In 1994, sorghum ranked fifth among the most important cereal crops of the world after wheat, rice, maize and barley in both total area planted and production. Eighty percent of the area devoted to sorghum is located within Africa and Asia.

Sorghum originated in the north-eastern quadrant of Africa, where the greatest variability in wild and cultivated species is found to this day. The first steps towards domestication took place in the area of the Sudan and Chad between 5,000 and 7,000 years ago. From this center of origin, it was distributed along trade and shipping routes throughout Africa, and through the Middle East to India at least 3,000 years ago. It reached China along the silk route. Sorghum was first taken to the Americas through the slave trade from West Africa. It was reintroduced in late 19th century for commercial cultivation and has subsequently been introduced into South America and Australia.

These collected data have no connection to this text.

# Gorilla-Lab-SCUT/frustum-convnet

Measured on AMD Instinct MI355X. Metric: frustums/sec (train fwd+bwd) KITTI-car B=32 N=1024, higher is better.
Workload: dtype f32 (fp32 operands split into two 16-bit parts, 3 MFMAs per product, fp32 accumulate); 1 GPU; cfgs/det_sample.yaml KITTI-car, batch=32/GPU, Npoint=1024, L=(280,140,70,35), train fwd+bwd+Adam; global_batch=32, parallelism=dp1

## Files before the change

frustum_convnet_amd/_native.py:

```python
import ctypes
import os

_HERE = os.path.dirname(os.path.abspath(__file__))
LIB_PATH = os.path.join(_HERE, os.environ.get("FCN_LIB_NAME", "libfcn_hip.so"))

c_fp = ctypes.c_void_p

BN_RUNNING = 0
BN_TRAIN = 1
BN_FROZEN = 2


class PnDesc(ctypes.Structure):
    _fields_ = [("B", ctypes.c_int32), ("N", ctypes.c_int32), ("L", ctypes.c_int32), ("K", ctypes.c_int32),
                ("C1", ctypes.c_int32), ("C2", ctypes.c_int32), ("C3", ctypes.c_int32),
                ("nvec", ctypes.c_int32), ("training", ctypes.c_int32),
                ("eps", ctypes.c_float), ("momentum", ctypes.c_float), ("nlc", ctypes.c_int32),
                ("precision", ctypes.c_int32), ("grouped", ctypes.c_int32)]


CN_MAXLEV = 5
CN_MAXLAYER = 18


class CnDesc(ctypes.Structure):
    _fields_ = [("B", ctypes.c_int32), ("L", ctypes.c_int32 * CN_MAXLEV), ("nvec", ctypes.c_int32),
                ("reg_out", ctypes.c_int32), ("training", ctypes.c_int32),
                ("eps", ctypes.c_float), ("momentum", ctypes.c_float), ("prepacked", ctypes.c_int32),
                ("precision", ctypes.c_int32), ("nlev", ctypes.c_int32), ("c1", ctypes.c_int32)]


class CnParams(ctypes.Structure):
    _fields_ = [("W", c_fp * CN_MAXLAYER), ("gamma", c_fp * CN_MAXLAYER), ("beta", c_fp * CN_MAXLAYER),
                ("running_mean", c_fp * CN_MAXLAYER), ("running_var", c_fp * CN_MAXLAYER),
                ("num_batches_tracked", c_fp * CN_MAXLAYER), ("bias", c_fp)]


class CnWs(ctypes.Structure):
    _fields_ = [("y", c_fp), ("dz", c_fp), ("wp", c_fp), ("bn", c_fp), ("stat", c_fp), ("bstat", c_fp),
                ("coef", c_fp), ("partial", c_fp), ("oh64", c_fp), ("flags", c_fp)]


class PnParams(ctypes.Structure):
    _fields_ = [("W", c_fp * 3), ("gamma", c_fp * 3), ("beta", c_fp * 3),
                ("running_mean", c_fp * 3), ("running_var", c_fp * 3), ("num_batches_tracked", c_fp * 3)]


class PnWs(ctypes.Structure):
    _fields_ = [("woff", c_fp), ("ent", c_fp), ("ewin", c_fp), ("tiles", c_fp), ("y2", c_fp), ("y3", c_fp), ("amax", c_fp),
                ("stat", c_fp), ("bn", c_fp), ("gmax", c_fp), ("dy3", c_fp), ("dz2", c_fp), ("bstat", c_fp),
                ("coef", c_fp), ("partial", c_fp), ("nsplit", ctypes.c_int32), ("gmom", c_fp), ("wenc", c_fp), ("flags", c_fp), ("pkey", c_fp),
                ("partial_both", ctypes.c_int32)]


class PnInferWs(ctypes.Structure):
    _fields_ = [("w1f", c_fp), ("wenc", c_fp), ("shift", c_fp)]


class InpDesc(ctypes.Structure):
    _fields_ = [("B", ctypes.c_int32), ("N", ctypes.c_int32), ("pt_stride", ctypes.c_int32), ("L", ctypes.c_int32 * 4),
                ("stride", ctypes.c_double * 4), ("max_depth", ctypes.c_double),
                ("random_flip", ctypes.c_int32), ("random_shift", ctypes.c_int32)]


class Inp5Desc(ctypes.Structure):
    _fields_ = [("B", ctypes.c_int32), ("N", ctypes.c_int32), ("pt_stride", ctypes.c_int32), ("L", ctypes.c_int32 * 5),
                ("stride", ctypes.c_double * 5), ("max_depth", ctypes.c_double),
                ("random_flip", ctypes.c_int32), ("random_shift", ctypes.c_int32)]


class InpRefineDesc(ctypes.Structure):
    _fields_ = [("B", ctypes.c_int32), ("N", ctypes.c_int32), ("pt_stride", ctypes.c_int32), ("Lpad", ctypes.c_int32 * 4),
                ("stride", ctypes.c_double * 4), ("random_flip", ctypes.c_int32), ("random_shift", ctypes.c_int32)]


EXPORTS = ("fcn_arch", "fcn_build_hash", "fcn_stat_replicas", "fcn_query_depth_point_f32", "fcn_query_depth_point_multi_f32", "fcn_pn_wgrad_rows", "fcn_pn_compact", "fcn_pn_group_compact", "fcn_pn_group_compact2",
           "fcn_pn_pack_weights", "fcn_pn_pack_weights_all", "fcn_pn_infer_fold", "fcn_pn_infer", "fcn_pn_forward", "fcn_pn_backward", "fcn_pn_backward2", "fcn_pn_backward3", "fcn_pn_backward_dense", "fcn_pn_conv_fwd", "fcn_det_loss_tail", "fcn_det_loss_tail_rows", "fcn_det_loss_tail_rows2", "fcn_det_iou_metrics",
           "fcn_det_loss_tail_scratch_floats", "fcn_adam_step_f32", "fcn_sgd_step_f32", "fcn_adam_step_slots", "fcn_prepare_inputs", "fcn_prepare_inputs_refine", "fcn_prepare_inputs_sunrgbd", "fcn_stamp", "fcn_stream_capture_id",
           "fcn_convnet_sizes", "fcn_convnet_logits_ld", "fcn_convnet_pack", "fcn_convnet_forward", "fcn_convnet_forward2",
           "fcn_convnet_backward", "fcn_box3d_iou_pair_f32", "fcn_decode_detections", "fcn_rotate_nms_3d")

_lib = None


FLAG_NONFINITE = 1


class NativeError(RuntimeError):
    pass


def lib():
    global _lib
    if _lib is not None:
        return _lib
    if not os.path.exists(LIB_PATH):
        raise ImportError(
            "frustum_convnet_amd: %s not found -- build it with `python -m frustum_convnet_amd.build` "
            "(hipcc --offload-arch=gfx950). There is no CPU/PyTorch fallback for the hot path." % LIB_PATH)
    import torch
    L = ctypes.CDLL(LIB_PATH)
    L.fcn_arch.restype = ctypes.c_int
    if hasattr(L, "fcn_build_hash"):
        L.fcn_build_hash.restype = ctypes.c_char_p
        L.fcn_build_hash.argtypes = []
    L.fcn_arch.argtypes = []
    L.fcn_pn_wgrad_rows.restype = ctypes.c_int
    L.fcn_pn_wgrad_rows.argtypes = []
    if hasattr(L, "fcn_stat_replicas"):
        L.fcn_stat_replicas.restype = ctypes.c_int
        L.fcn_stat_replicas.argtypes = []
    L.fcn_query_depth_point_f32.restype = ctypes.c_int
    L.fcn_query_depth_point_f32.argtypes = [
        c_fp, ctypes.c_int64, ctypes.c_int64, c_fp, ctypes.c_int64, ctypes.c_int64,
        ctypes.c_int, ctypes.c_int, ctypes.c_int, ctypes.c_float, ctypes.c_int, c_fp, c_fp, c_fp]
    if hasattr(L, "fcn_query_depth_point_multi_f32"):
        L.fcn_query_depth_point_multi_f32.restype = ctypes.c_int
        L.fcn_query_depth_point_multi_f32.argtypes = [ctypes.c_int, c_fp, ctypes.c_int64, ctypes.c_int64, c_fp, c_fp, c_fp,
                                                      ctypes.c_int, ctypes.c_int, c_fp, c_fp, c_fp, c_fp, c_fp, c_fp]
    L.fcn_pn_compact.restype = ctypes.c_int
    L.fcn_pn_compact.argtypes = [ctypes.POINTER(PnDesc), c_fp, c_fp, c_fp, c_fp, ctypes.POINTER(PnWs), c_fp]
    L.fcn_pn_group_compact.restype = ctypes.c_int
    L.fcn_pn_group_compact.argtypes = [ctypes.c_int, c_fp, c_fp, c_fp, c_fp, c_fp, c_fp, c_fp, c_fp]
    L.fcn_pn_group_compact2.restype = ctypes.c_int
    L.fcn_pn_group_compact2.argtypes = [ctypes.c_int, c_fp, c_fp, c_fp, c_fp, c_fp, c_fp, c_fp, ctypes.c_int, c_fp]
    if hasattr(L, "fcn_pn_pack_weights") or "FCN_LIB_NAME" not in os.environ:
        L.fcn_pn_pack_weights.restype = ctypes.c_int
        L.fcn_pn_pack_weights.argtypes = [ctypes.POINTER(PnDesc), ctypes.POINTER(PnParams), ctypes.POINTER(PnWs), c_fp]
        L.fcn_pn_pack_weights_all.restype = ctypes.c_int
        L.fcn_pn_pack_weights_all.argtypes = [ctypes.c_int, c_fp, c_fp, c_fp, c_fp]
    L.fcn_pn_forward.restype = ctypes.c_int
    L.fcn_pn_forward.argtypes = [ctypes.POINTER(PnDesc), ctypes.POINTER(PnParams), c_fp, c_fp,
                                 ctypes.POINTER(PnWs), c_fp, c_fp]
    if hasattr(L, "fcn_pn_infer") or "FCN_LIB_NAME" not in os.environ:
        L.fcn_pn_infer_fold.restype = ctypes.c_int
        L.fcn_pn_infer_fold.argtypes = [ctypes.c_int, c_fp, c_fp, c_fp, c_fp, c_fp]
        L.fcn_pn_infer.restype = ctypes.c_int
        L.fcn_pn_infer.argtypes = [ctypes.POINTER(PnDesc), c_fp, c_fp, ctypes.POINTER(PnWs), ctypes.POINTER(PnInferWs), c_fp, c_fp]
    L.fcn_pn_backward.restype = ctypes.c_int
    L.fcn_pn_backward.argtypes = [ctypes.POINTER(PnDesc), ctypes.POINTER(PnParams), c_fp,
                                  ctypes.POINTER(PnWs), c_fp * 3, c_fp * 3, c_fp * 3, c_fp]
    L.fcn_pn_backward2.restype = ctypes.c_int
    L.fcn_pn_backward2.argtypes = [ctypes.POINTER(PnDesc), ctypes.POINTER(PnParams), c_fp,
                                   ctypes.POINTER(PnWs), c_fp * 3, c_fp * 3, c_fp * 3, c_fp, c_fp, ctypes.POINTER(c_fp)]
    if hasattr(L, "fcn_pn_backward3"):
        L.fcn_pn_backward3.restype = ctypes.c_int
        L.fcn_pn_backward3.argtypes = [ctypes.POINTER(PnDesc), ctypes.POINTER(PnParams), c_fp,
                                       ctypes.POINTER(PnWs), c_fp * 3, c_fp * 3, c_fp * 3, c_fp, c_fp, c_fp, ctypes.POINTER(c_fp)]
    if hasattr(L, "fcn_pn_backward_dense"):
        L.fcn_pn_backward_dense.restype = ctypes.c_int
        L.fcn_pn_backward_dense.argtypes = [ctypes.POINTER(PnDesc), ctypes.POINTER(PnParams), c_fp,
                                            ctypes.POINTER(PnWs), c_fp * 3, c_fp * 3, c_fp * 3, c_fp]
    L.fcn_pn_conv_fwd.restype = ctypes.c_int
    L.fcn_pn_conv_fwd.argtypes = [ctypes.POINTER(PnDesc), ctypes.POINTER(PnParams), ctypes.POINTER(PnWs),
                                  ctypes.c_int, ctypes.c_int, c_fp]
    L.fcn_det_loss_tail.restype = ctypes.c_int
    L.fcn_det_loss_tail.argtypes = [c_fp] * 9 + [ctypes.c_int] * 4 + [ctypes.c_float] * 4 + [c_fp] * 4
    L.fcn_adam_step_f32.restype = ctypes.c_int
    L.fcn_adam_step_f32.argtypes = [c_fp] * 4 + [ctypes.c_int64] + [c_fp] * 3
    L.fcn_sgd_step_f32.restype = ctypes.c_int
    L.fcn_sgd_step_f32.argtypes = [c_fp] * 3 + [ctypes.c_int64] + [c_fp] * 2
    L.fcn_prepare_inputs.restype = ctypes.c_int
    L.fcn_prepare_inputs.argtypes = [ctypes.POINTER(InpDesc)] + [c_fp] * 13 + [c_fp * 4] + [c_fp] * 7
    L.fcn_prepare_inputs_sunrgbd.restype = ctypes.c_int
    L.fcn_prepare_inputs_sunrgbd.argtypes = [ctypes.POINTER(Inp5Desc)] + [c_fp] * 15 + [c_fp * 5] + [c_fp] * 7
    L.fcn_prepare_inputs_refine.restype = ctypes.c_int
    L.fcn_prepare_inputs_refine.argtypes = [ctypes.POINTER(InpRefineDesc)] + [c_fp] * 12 + [c_fp * 4] + [c_fp] * 8
    L.fcn_stamp.restype = ctypes.c_int
    L.fcn_stamp.argtypes = [c_fp, c_fp]
    L.fcn_stream_capture_id.restype = ctypes.c_int
    L.fcn_stream_capture_id.argtypes = [c_fp, ctypes.POINTER(ctypes.c_uint64)]
    L.fcn_adam_step_slots.restype = ctypes.c_int64
    L.fcn_adam_step_slots.argtypes = [ctypes.c_int64]
    L.fcn_det_loss_tail_rows.restype = ctypes.c_int
    L.fcn_det_loss_tail_rows.argtypes = [c_fp] * 8 + [ctypes.c_int] * 4 + [ctypes.c_float] * 4 + [c_fp] * 3
    L.fcn_det_loss_tail_rows2.restype = ctypes.c_int
    L.fcn_det_loss_tail_rows2.argtypes = [c_fp] * 8 + [ctypes.c_int] * 4 + [ctypes.c_float] * 4 + [c_fp] * 5
    L.fcn_det_iou_metrics.restype = ctypes.c_int
    L.fcn_det_iou_metrics.argtypes = [c_fp, ctypes.c_int] + [c_fp] * 6 + [ctypes.c_int] * 4 + [ctypes.c_float] + [c_fp] * 3
    L.fcn_det_loss_tail_scratch_floats.restype = ctypes.c_int
    L.fcn_det_loss_tail_scratch_floats.argtypes = [ctypes.c_int, ctypes.c_int]
    L.fcn_convnet_sizes.restype = ctypes.c_int
    L.fcn_convnet_sizes.argtypes = [ctypes.POINTER(CnDesc), ctypes.POINTER(ctypes.c_int64 * 6)]
    L.fcn_convnet_logits_ld.restype = ctypes.c_int
    L.fcn_convnet_logits_ld.argtypes = [ctypes.POINTER(CnDesc)]
    L.fcn_convnet_pack.restype = ctypes.c_int
    L.fcn_convnet_pack.argtypes = [ctypes.POINTER(CnDesc), ctypes.POINTER(CnParams), ctypes.POINTER(CnWs), c_fp, c_fp]
    L.fcn_convnet_forward.restype = ctypes.c_int
    L.fcn_convnet_forward.argtypes = [ctypes.POINTER(CnDesc), ctypes.POINTER(CnParams), ctypes.POINTER(CnWs),
                                      c_fp * CN_MAXLEV, c_fp, c_fp, c_fp]
    L.fcn_convnet_forward2.restype = ctypes.c_int
    L.fcn_convnet_forward2.argtypes = [ctypes.POINTER(CnDesc), ctypes.POINTER(CnParams), ctypes.POINTER(CnWs),
                                       c_fp * CN_MAXLEV, c_fp, c_fp, c_fp, ctypes.POINTER(c_fp)]
    L.fcn_convnet_backward.restype = ctypes.c_int
    L.fcn_convnet_backward.argtypes = [ctypes.POINTER(CnDesc), ctypes.POINTER(CnParams), ctypes.POINTER(CnWs),
                                       c_fp * CN_MAXLEV, c_fp, c_fp, c_fp * CN_MAXLEV, c_fp * CN_MAXLAYER, c_fp * CN_MAXLAYER,
                                       c_fp * CN_MAXLAYER, c_fp, c_fp, c_fp, ctypes.POINTER(c_fp)]
    L.fcn_box3d_iou_pair_f32.restype = ctypes.c_int
    L.fcn_box3d_iou_pair_f32.argtypes = [c_fp, c_fp, ctypes.c_int, c_fp, c_fp]
    L.fcn_decode_detections.restype = ctypes.c_int
    L.fcn_decode_detections.argtypes = [c_fp, ctypes.c_int] + [c_fp] * 5 + [ctypes.c_int] * 5 + [c_fp] * 3
    L.fcn_rotate_nms_3d.restype = ctypes.c_int
    L.fcn_rotate_nms_3d.argtypes = [c_fp] * 3 + [ctypes.c_int] * 3 + [ctypes.c_float, ctypes.c_int] + [c_fp] * 3
    _lib = L
    return L


def check(rc, what):
    if rc != 0:
        raise NativeError("%s failed with code %d (hipError_t or FCN_E_*; see include/fcn_hip.h)" % (what, rc))


def ptr(t):
    return None if t is None else ctypes.c_void_p(t.data_ptr())


def current_stream(device=None):
    import torch
    return ctypes.c_void_p(torch.cuda.current_stream(device).cuda_stream)


_unknown_capture = [0]


def capture_id(device=None):
    import torch
    if not torch.cuda.is_available() or not torch.cuda.is_current_stream_capturing():
        return 0
    cid = ctypes.c_uint64(0)
    rc = lib().fcn_stream_capture_id(current_stream(device), ctypes.byref(cid))
    if rc != 0 or cid.value == 0:
        _unknown_capture[0] -= 1
        return _unknown_capture[0]
    return int(cid.value)
```

frustum_convnet_amd/build.py:

```python
import os
import subprocess
import sys

HERE = os.path.dirname(os.path.abspath(__file__))
CSRC = os.path.join(HERE, "csrc")
SOURCES = ["grouping.hip", "group_compact.hip", "pointnet_fwd.hip", "pointnet_bwd.hip", "loss_tail.hip", "fcn_net.hip", "optim.hip", "inputs.hip", "box_iou.hip"]
HEADERS = ["fcn_common.h", "fcn_tuning.h", "gemm_tile.h", "pn_pack.h", "pn_infer.h", "box_iou.h", os.path.join("..", "..", "include", "fcn_hip.h")]
LIB = os.path.join(HERE, "libfcn_hip.so")
FLAGS = ["--offload-arch=gfx950", "-O3", "-std=c++17", "-fPIC", "-shared", "-fno-fast-math",
         "-ffp-contract=off"]
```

Sorghum has a very hard kernel. This makes it resistant to disease and damage but also requires further processing to enhance its feeding efficiency. Sorghum is ground, cracked, steam flaked, roasted, micronized, or reconstituted. These processing techniques will enhance the nutritional value of sorghum by 12-14 %.

In rural Botswana the majority of people are engaged in agriculture to improve their socio-economic lifestyles. Nevertheless, the lack of an appropriate technological capacity in the areas of cultivation, weeding, harvesting and processing has in many ways frustrated the rural economic sectors effort in increasing productivity and income earning opportunities for its target population. In spite of these shortcomings, agriculture continues to be emphasised within the government's planning strategies, concomitant with the ever increasing support from non-governmental organisations.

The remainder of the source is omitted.